The public key can be created from the private one, and saved in e.g. alice_rsa.pub, with the command

$ openssl rsa -in alice_rsa -pubout -out alice_rsa.pub

Alice’s public key will look like

$ cat alice_rsa.pub
-----BEGIN PUBLIC KEY-----
MIIBIjANBgkqhkiG9w0BAQEFAAOCAQ8AMIIBCgKCAQEAuvJw7I7VnqS3DKReM1Wj
HRbFXYOvdjOTI/b/7xr4Msjx6R5h/0CqJTgfSrZVGXLYene38JhYMmmv5lzdR4zk
Sq6c5tK8rD6RVycplJiBsvVy87zz+KYSUt6BrJ47ECejtNe7lrfJKoM+VFPoWHNf
wDlAgPbxD9QDfun0+jtdc2UO+WniTiumhElf/vu2WjODPJmlawihYaJwVC/QchzQ
5IEDFiLtohms2+xWecQx1qvsAaXyWXvP9yzY0u1aVDXqqArAblBOH1h2KE0jytwp
oaVh7ZPRJzMcoaP66bevxE2DzkN0FelMc+BvbQy6Sc4C9kOFR1SsKiUp0wS671Tp
8QIDAQAB
-----END PUBLIC KEY-----

Now we have Alice’s key pair in her folder. Let’s do the same for Bob. We move into Bob’s folder and create his key pair, stored in e.g. bob_rsa and bob_rsa.pub, as we did for Alice. After Alice and Bob have their key pair we are done with the 1st step of the procedure.

2. Bob sends Alice his public key.

Let’s move to the 2nd step: Bob must send his public key to Alice so she will be able to send him her message encrypted.
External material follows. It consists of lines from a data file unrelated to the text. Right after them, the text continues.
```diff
+            const bf16x8 a1 = load_frag(dy_base, 1);
+            form_ahead(ring + s_use * STAGE, fb);
+            __builtin_amdgcn_sched_barrier(0);
+#pragma unroll
+            for (int m = 0; m < 4; ++m) {
+                acc[m % 2] = __builtin_amdgcn_mfma_f32_32x32x16_bf16(m < 2 ? a0 : a1, b[m], acc[m % 2], 0, 0, 0);
+                __builtin_amdgcn_sched_barrier(0);
+                if (m == 1) dw_bias_sum(a0, dbacc, dbacc2);
+                if (m == 3) dw_bias_sum(a1, dbacc, dbacc2);
+                if (m < LPW) {
+                    issue_piece(m, false);
+                    __builtin_amdgcn_sched_barrier(0);
+                }
+            }
+            form(ring + s_use * STAGE, fb);
+        }
+        asm volatile("s_waitcnt vmcnt(0)" ::: "memory");
+        float* sl = slabs + (size_t)blockIdx.x * kDwSlabFloats;
+        dbacc += dbacc2;
+#pragma unroll
+        for (int x = 0; x < 2; ++x) dw_store_block(sl + (size_t)(wave * kDwMaxXTiles + x) * 1024, acc[x], lane);
+        sl[8 * kDwMaxXTiles * 64 * 16 + wave * 64 + lane] = dbacc;
+    };
     using std::integral_constant;
     using std::false_type;
     using std::true_type;
@@ -410,6 +544,7 @@
         case 2:
             if constexpr (PREC == NERFHIP_BF16) {
                 if (regen) { run(integral_constant<int, 2>{}, integral_constant<int, 20>{}, true_type{}); break; }
+                if (const uint8_t* wt = jobs.dy1_wt[jid / kNumDwJobs]) { run_dy1(wt); break; }
             }
             run(integral_constant<int, 2>{}, integral_constant<int, 20>{}, false_type{});
             break;
diff --git a/nerf_pl_amd/csrc/mlp_dw_plan.h b/nerf_pl_amd/csrc/mlp_dw_plan.h
--- a/nerf_pl_amd/csrc/mlp_dw_plan.h
+++ b/nerf_pl_amd/csrc/mlp_dw_plan.h
@@ -11,9 +11,14 @@
 }
 
 constexpr int kDwCostA = 150, kDwCostB = 45;
+#ifndef NERFHIP_DW_COST_DY1
+#define NERFHIP_DW_COST_DY1 500
+#endif
+constexpr int kDwCostDy1 = NERFHIP_DW_COST_DY1;
+constexpr int kPlanDy1InDw = 1;
 constexpr int kDwMinIters = 48;
 static int dw_target_wgs(int dtype) { return dtype == kPlanBf16F8 ? kDwWgsF8 : dtype == kPlanBf16 ? kDwWgsBf16 : kDwWgsF32; }
-static int dw_plan(const int64_t* n_points, int n_models, int dtype, nerfhip::DwJobTable* jt) {
+static int dw_plan(const int64_t* n_points, int n_models, int dtype, nerfhip::DwJobTable* jt, int flags = 0) {
     using namespace nerfhip;
     using namespace nerfhip::mlp;
     const int njobs = n_models * kNumDwJobs;
@@ -28,6 +33,7 @@
         const int ca = dtype == kPlanBf16 ? kDwCostA : 1;
         const int cb = dtype == kPlanBf16 ? kDwCostB : 0;
         cost[j] = ca + (int64_t)cb * (jb.dy_slabs + jb.x1_slabs + jb.x2_slabs + (j % kNumDwJobs == kDwJobDir ? 2 : 0));
+        if (dtype == kPlanBf16 && (flags & kPlanDy1InDw) && j % kNumDwJobs == 0) cost[j] = ca + (int64_t)cb * kDwDy1FetchSlabs + kDwCostDy1;
         units[j] = tiles / (dtype == kPlanBf16F8 ? 2 : 1);
         cap[j] = units[j] / kDwMinIters;
         if (cap[j] < 1) cap[j] = 1;
diff --git a/nerf_pl_amd/models/train_step.py b/nerf_pl_amd/models/train_step.py
--- a/nerf_pl_amd/models/train_step.py
+++ b/nerf_pl_amd/models/train_step.py
@@ -48,6 +48,19 @@
     return prev
 
 
+_dy1_in_dw = os.environ.get("NERFHIP_DY1_IN_DW", "1") != "0"
+
+
+def dy1_in_dw_enabled():
+    return _dy1_in_dw
+
+
+def set_dy1_in_dw(on):
+    global _dy1_in_dw
+    prev, _dy1_in_dw = _dy1_in_dw, bool(on)
+    return prev
+
+
 class _TrainRender(torch.autograd.Function):
     @staticmethod
     def forward(ctx, cfg, rays, rgbs, *params):
@@ -85,6 +98,7 @@
                                                     white_back, u, gscale, packs, acts_c, dev)
         ctx.models = [models[1], models[0]] if N > 0 else [models[0]]
         ctx.entries, ctx.dtype, ctx.adam = entries, dtype, adam
+        ctx.dy1_in_dw = dy1_in_dw_enabled() and ops.mlp_dtype_code(dtype) == ops.BF16 and all(len(e) == 4 for e in entries)
         ctx.n_params = [len(m.flat_params()) for m in models]
         ctx.serials = [m.pack_serial() for m in ctx.models]
         ctx.mark_non_differentiable(out3, *outs)
@@ -109,8 +123,9 @@
             adam = ctx.adam.handle(models) if ctx.adam is not None else None
         groups = [[k] for k in range(n_models)] if hooked and joint_hook is None else [list(range(n_models))]
         grads = []
+        mode = {"dy1_in_dw": True} if getattr(ctx, "dy1_in_dw", False) else {}
         for group in groups:
-            got = ops.mlp_bwd_multi([entries[k] for k in group], dtype, adam=adam, g_scale=g_scale)
+            got = ops.mlp_bwd_multi([entries[k] for k in group], dtype, adam=adam, g_scale=g_scale, **mode)
             grads_ready([models[k] for k in group], [g[2] for g in got])
             grads += got
         if adam is not None:
diff --git a/nerf_pl_amd/ops.py b/nerf_pl_amd/ops.py
--- a/nerf_pl_amd/ops.py
+++ b/nerf_pl_amd/ops.py
@@ -640,13 +640,16 @@
     return bufs
 
 
-def mlp_bwd_multi(entries, dtype, adam=None, phases=7, workspace=None, g_scale=None):
+def mlp_bwd_multi(entries, dtype, adam=None, phases=7, workspace=None, g_scale=None, dy1_in_dw=False, accumulate_into=None):
     code = mlp_dtype_code(dtype)
     lib = _lib.load()
     M = len(entries)
     dev = entries[0][1].device
     gs, outs, ns, dys, grads = [], [], [], [], []
     enc, keep_enc = None, []
+    flags = _lib.BWD_DY1_IN_DW if dy1_in_dw else 0
+    if accumulate_into is not None and adam is not None:
+        raise ValueError("mlp_bwd_multi: the fused Adam update cannot follow an accumulating backward")
     for m, e in enumerate(entries):
         g_out, out = e[0], e[1]
         if len(e) > 4 and e[4] is not None:
@@ -666,17 +669,20 @@
         ns.append(out.shape[0])
     with torch.cuda.device(dev):
         n_arr = (ctypes.c_int64 * M)(*ns)
-        key = ("multi", tuple(ns), code)
+        key = ("multi", tuple(ns), code, flags)
         if workspace is not None and key in workspace:
             dys, ws = workspace[key]
         else:
             dys = [torch.empty(int(lib.nerfhip_mlp_dy_bytes(n, code)), device=dev, dtype=torch.uint8) for n in ns]
-            ws = torch.empty(int(lib.nerfhip_mlp_dw_workspace_bytes_multi(n_arr, M, code)), device=dev, dtype=torch.uint8)
+            ws = torch.empty(int(lib.nerfhip_mlp_dw_workspace_bytes_multi_flags(n_arr, M, code, flags)), device=dev, dtype=torch.uint8)
             if workspace is not None:
                 workspace[key] = (dys, ws)
-        joint = torch.empty(M * FLAT_GRAD_FLOATS, device=dev, dtype=torch.float32)
-        for m, n in enumerate(ns):
-            grads.append(flat_grad_views(n, dev, out=joint[m * FLAT_GRAD_FLOATS:(m + 1) * FLAT_GRAD_FLOATS]))
+        if accumulate_into is not None:
+            grads = list(accumulate_into)
+        else:
+            joint = torch.empty(M * FLAT_GRAD_FLOATS, device=dev, dtype=torch.float32)
+            for m, n in enumerate(ns):
+                grads.append(flat_grad_views(n, dev, out=joint[m * FLAT_GRAD_FLOATS:(m + 1) * FLAT_GRAD_FLOATS]))
         vp = ctypes.c_void_p
         G = (vp * M)(*[t.data_ptr() for t in gs])
         O = (vp * M)(*[t.data_ptr() for t in outs])
@@ -690,9 +696,10 @@
                 adam.grad_flat[m] = grads[m][2].data_ptr()
         if g_scale is not None:
             require_gpu(g_scale)
-        check(lib.nerfhip_mlp_bwd_multi_rays(M, G, O, n_arr, PB, AC, DY, ptr(ws), GW, GB, 0, code, int(phases), ptr(g_scale),
-                                             ctypes.addressof(adam) if adam is not None else None,
-                                             ctypes.addressof(enc) if enc is not None else None, stream_ptr()), "nerfhip_mlp_bwd_multi_rays")
+        check(lib.nerfhip_mlp_bwd_multi_flags(M, G, O, n_arr, PB, AC, DY, ptr(ws), GW, GB, int(accumulate_into is not None), code, int(phases),
+                                              ptr(g_scale), ctypes.addressof(adam) if adam is not None else None,
+                                              ctypes.addressof(enc) if enc is not None else None, flags, stream_ptr()),
+              "nerfhip_mlp_bwd_multi_flags")
     return grads
 
 
```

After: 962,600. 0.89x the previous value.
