 extern "C" {
@@ -715,6 +771,84 @@
   return B2_OK;
 }
 
+static int64_t b2_star_dsmem_max_per() {
+  const char* e = getenv("B200SQL_STAR_DSMEM");
+  if (e && e[0] == '0') return 0;
+  int dev = 0, optin = 0;
+  if (cudaGetDevice(&dev) != cudaSuccess ||
+      cudaDeviceGetAttribute(&optin, cudaDevAttrMaxSharedMemoryPerBlockOptin, dev) != cudaSuccess) {
+    cudaGetLastError();
+    return 0;
+  }
+  return optin / 8;
+}
+
+static bool b2_star_dsmem_shape(int64_t nwords, uint32_t* per, uint32_t* recip, uint32_t* shift) {
+  int64_t p = (nwords + B2_STAR_CLUSTER - 1) / B2_STAR_CLUSTER;
+  if (p < 2) p = 2;
+  if (p > b2_star_dsmem_max_per()) return false;
+  uint32_t sh = 0;
+  while (((int64_t)2 << sh) < p) ++sh;
+  *per = (uint32_t)p;
+  *shift = sh;
+  *recip = (uint32_t)((((uint64_t)1 << (32 + sh)) + (uint64_t)p - 1) / (uint64_t)p);
+  return true;
+}
+
+static int b2_star_dsmem_clusters(size_t smem) {
+  static int last_dev = -1, last_clusters = 0;
+  static size_t last_smem = 0;
+  int dev = 0;
+  if (cudaGetDevice(&dev) != cudaSuccess) { cudaGetLastError(); return 0; }
+  if (dev == last_dev && smem == last_smem) return last_clusters;
+  int n = 0;
+  cudaLaunchConfig_t cfg = {};
+  cudaLaunchAttribute at[1];
+  at[0].id = cudaLaunchAttributeClusterDimension;
+  at[0].val.clusterDim.x = B2_STAR_CLUSTER;
+  at[0].val.clusterDim.y = 1;
+  at[0].val.clusterDim.z = 1;
+  cfg.gridDim = dim3(B2_STAR_CLUSTER);
+  cfg.blockDim = dim3(B2_STAR_CLUSTER_BLOCK);
+  cfg.dynamicSmemBytes = smem;
+  cfg.attrs = at;
+  cfg.numAttrs = 1;
+  if (cudaFuncSetAttribute(b2_star_agg_cluster_kernel<true>, cudaFuncAttributeNonPortableClusterSizeAllowed, 1) != cudaSuccess ||
+      cudaFuncSetAttribute(b2_star_agg_cluster_kernel<true>, cudaFuncAttributeMaxDynamicSharedMemorySize, (int)smem) != cudaSuccess ||
+      cudaOccupancyMaxActiveClusters(&n, b2_star_agg_cluster_kernel<true>, &cfg) != cudaSuccess) {
+    cudaGetLastError();
+    n = 0;
+  }
+  last_dev = dev;
+  last_smem = smem;
+  last_clusters = n;
+  return n;
+}
+
+static cudaError_t b2_star_side_stream(cudaStream_t* side, cudaEvent_t* fork, cudaEvent_t* join) {
+  static cudaStream_t streams[64];
+  static cudaEvent_t forks[64], joins[64];
+  int dev = 0;
+  cudaError_t e = cudaGetDevice(&dev);
+  if (e != cudaSuccess) return e;
+  if (dev < 0 || dev >= 64) return cudaErrorInvalidDevice;
+  if (!streams[dev]) {
+    if ((e = cudaEventCreateWithFlags(&forks[dev], cudaEventDisableTiming)) != cudaSuccess) return e;
+    if ((e = cudaEventCreateWithFlags(&joins[dev], cudaEventDisableTiming)) != cudaSuccess) return e;
+    if ((e = cudaStreamCreateWithFlags(&streams[dev], cudaStreamNonBlocking)) != cudaSuccess) return e;
+  }
+  *side = streams[dev];
+  *fork = forks[dev];
+  *join = joins[dev];
+  return cudaSuccess;
+}
+
+int64_t b2_star_dsmem_keys(void) {
+  const int64_t per = b2_star_dsmem_max_per();
+  if (per < 2 || b2_star_dsmem_clusters((size_t)per * 8) < 1) return 0;
+  return (int64_t)B2_STAR_CLUSTER * per * 32;
+}
+
 int32_t b2_star_agg(const b2_scan_t* scan, int32_t fk_col, const b2_starlookup_t* lk, const b2_agg_t* aggs,
                     int32_t naggs, const b2_aggstate_t* st, void* stream) {
   int32_t rc = b2_check_scan(scan);
@@ -738,7 +872,47 @@
   if (scan->n == 0) return B2_OK;
   b2_pipe_t pp;
   b2_make_pipe(*scan, &pp);
-  if (pp.enabled) {
+  uint32_t per, recip, shift;
+  int nclusters = 0;
+  if (!pp.enabled && l.dense == 2 && b2_star_dsmem_shape((l.range + 31) / 32, &per, &recip, &shift))
+    nclusters = b2_star_dsmem_clusters((size_t)per * 8);
+  if (nclusters > 0) {
+    const int64_t ntiles = (scan->n + B2_STAR_CLUSTER_TILE - 1) / B2_STAR_CLUSTER_TILE;
+    const int64_t free_sms = (int64_t)b2_sm_count() - (int64_t)nclusters * B2_STAR_CLUSTER;
+    const int64_t t2 = free_sms > 0 ? ntiles * free_sms * 9 / (free_sms * 9 + (int64_t)nclusters * B2_STAR_CLUSTER * 10) : 0;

We simulate this by copying Bob’s public key file, bob_rsa.pub, in Alice’s folder. From Bob’s folder

$ cp bob_rsa.pub ../alice/

As soon as a copy of Bob’s public key is in Alice’s folder, the 2nd step of the procedure is complete and we can move to the 3rd: Alice will encrypt her message using Bob’s public key and will send it to Bob.

3. Alice encrypts her message using Bob’s public key and sends it to Bob.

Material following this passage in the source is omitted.